Le martyre des Frères mineurs que saint François avait envoyés au Maroc, le bouleversa et il demanda à être reçu lui-même dans la famille franciscaine. Il y devint frère Antoine. En 1221, on le trouve près de saint François au Chapitre général d’Assise. C’est peu après qu’il révéla des dons exceptionnels de prédicateur et de controversiste. Il écrivit des sermons pénétrés de doctrine et de douceur.

Il pensait aller chez les peuples d’Afrique pour propager la foi, mais ses supérieurs l’envoyèrent alors dans les régions d’Italie du nord et en France où se répandaient les doctrines cathares. Du couvent qu’il fonda à Brive-la-Gaillarde, Antoine rayonna sur tout le Limousin, où il suscita un vaste mouvement de conversion.

De retour en Italie en 1227, il commença à secouer rudement les usuriers et les mauvais riches : loin d’aider à retrouver l’argent perdu, comme le voudrait la légende, il exhortait plutôt ses auditeurs à se défaire de celui qu’ils possédaient pour secourir les plus pauvres. 

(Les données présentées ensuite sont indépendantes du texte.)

+FDG_DEV void fe_tight(fe &h) {
+#pragma unroll
+  for (int pass = 0; pass < 2; pass++) {
+#pragma unroll
+    for (int i = 0; i < 9; i++) {
+      const int w = (i & 1) ? 25 : 26;
+      h.v[i + 1] += h.v[i] >> w;
+      h.v[i] &= (1u << w) - 1;
+    }
+    const uint32_t c = h.v[9] >> 25;
+    h.v[9] &= (1u << 25) - 1;
+    h.v[0] += 19u * c;
+  }
+}
+
+FDG_DEV void fe_pack8(uint32_t (&w)[8], const fe &t) {
+#pragma unroll
+  for (int h = 0; h < 2; h++) {
+    const uint32_t s = t.v[8 + h];
+    w[4 * h + 0] = t.v[4 * h + 0] | (s << 26);
+    w[4 * h + 1] = t.v[4 * h + 1] | ((s >> 6) << 25);
+    w[4 * h + 2] = t.v[4 * h + 2] | ((s >> 13) << 26);
+    w[4 * h + 3] = t.v[4 * h + 3] | ((s >> 19) << 25);
+  }
+}
+
+FDG_DEV void fe_unpack8(uint32_t *q, const uint32_t (&w)[8]) {
+#pragma unroll
+  for (int j = 0; j < 8; j++) q[j] = w[j] & ((j & 1) ? (1u << 25) - 1 : (1u << 26) - 1);
+#pragma unroll
+  for (int h = 0; h < 2; h++) {
+    uint32_t s = w[4 * h + 3] >> 25;
+    s = (s << 6) | (w[4 * h + 2] >> 26);
+    s = (s << 7) | (w[4 * h + 1] >> 25);
+    s = (s << 6) | (w[4 * h + 0] >> 26);
+    q[8 + h] = s;
+  }
+}
+
+__host__ __device__ constexpr int atab_pos(int c, int j) {
+  return c >= 2 ? 8 * c + j : 4 * (j / 2) + 2 * c + (j % 2);
+}
+
+struct alignas(128) tab_ident_t { uint32_t w[FDGPU_PTAB_WORDS]; };
+static __device__ const tab_ident_t g_tab_ident = {{1u, 0u, 1u, 0u, 0u, 0u, 0u, 0u, 0u, 0u, 0u, 0u, 0u, 0u, 0u, 0u, 2u}};
+static_assert(atab_pos(0, 0) == 0 && atab_pos(1, 0) == 2 && atab_pos(2, 0) == 16 && atab_pos(3, 7) == 31 &&
+              atab_pos(0, 7) == 13 && atab_pos(1, 7) == 15, "the stored order (and the identity entry's)");
+
+FDG_DEV const uint32_t *tab_entry(const uint32_t *tab, int e) {
+  return e ? tab + (uint32_t)(e < 0 ? -e : e) * FDGPU_PTAB_WORDS : g_tab_ident.w;
+}
+
+FDG_DEV void atab_store(uint32_t *tab, uint32_t entry, const ge_cached &c) {
+  uint4 *p = (uint4 *)(tab + entry * FDGPU_PTAB_WORDS);
+  uint32_t o[FDGPU_PTAB_WORDS];
+#pragma unroll
+  for (int cc = 0; cc < 4; cc++) {
+    fe t = cc == 0 ? c.YpX : cc == 1 ? c.YmX : cc == 2 ? c.Z2 : c.T2d;
+    fe_tight(t);
+    uint32_t w[8];
+    fe_pack8(w, t);
+#pragma unroll
+    for (int j = 0; j < 8; j++) o[atab_pos(cc, j)] = w[j];
+  }
+#pragma unroll
+  for (int q = 0; q < 8; q++) p[q] = make_uint4(o[4 * q], o[4 * q + 1], o[4 * q + 2], o[4 * q + 3]);
+}
+
+FDG_DEV void atab_unpack(uint32_t (&q)[40], const uint32_t (&o)[FDGPU_PTAB_WORDS]) {
+#pragma unroll
+  for (int cc = 0; cc < 4; cc++) {
+    uint32_t w[8];
+#pragma unroll
+    for (int j = 0; j < 8; j++) w[j] = o[atab_pos(cc, j)];
+    fe_unpack8(q + 10 * cc, w);
+  }
+}
+
+FDG_DEV void atab_load(uint32_t (&q)[40], const uint32_t *tab, int e) {
+  const uint4 *ent = (const uint4 *)tab_entry(tab, e);
+  uint32_t o[FDGPU_PTAB_WORDS];
+#pragma unroll
+  for (int i = 0; i < 8; i++) {
+    const uint4 v = ent[i];
+    o[4 * i] = v.x; o[4 * i + 1] = v.y; o[4 * i + 2] = v.z; o[4 * i + 3] = v.w;
+  }
+  atab_unpack(q, o);
+}
+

C’est seulement en 1230 qu’il arriva à Padoue où il enseigna à ses frères la théologie sur l’ordre de saint François et il y mourut âgé de trente-six ans l’année suivante en 1231, après avoir prêché un carême qui remua profondément la ville. L’action posthume d’Antoine allait commencer. Moins d’un an après sa mort, il était canonisé par Grégoire IX (30 mai 1232) et déjà les miracles dus à son intercession se multipliaient.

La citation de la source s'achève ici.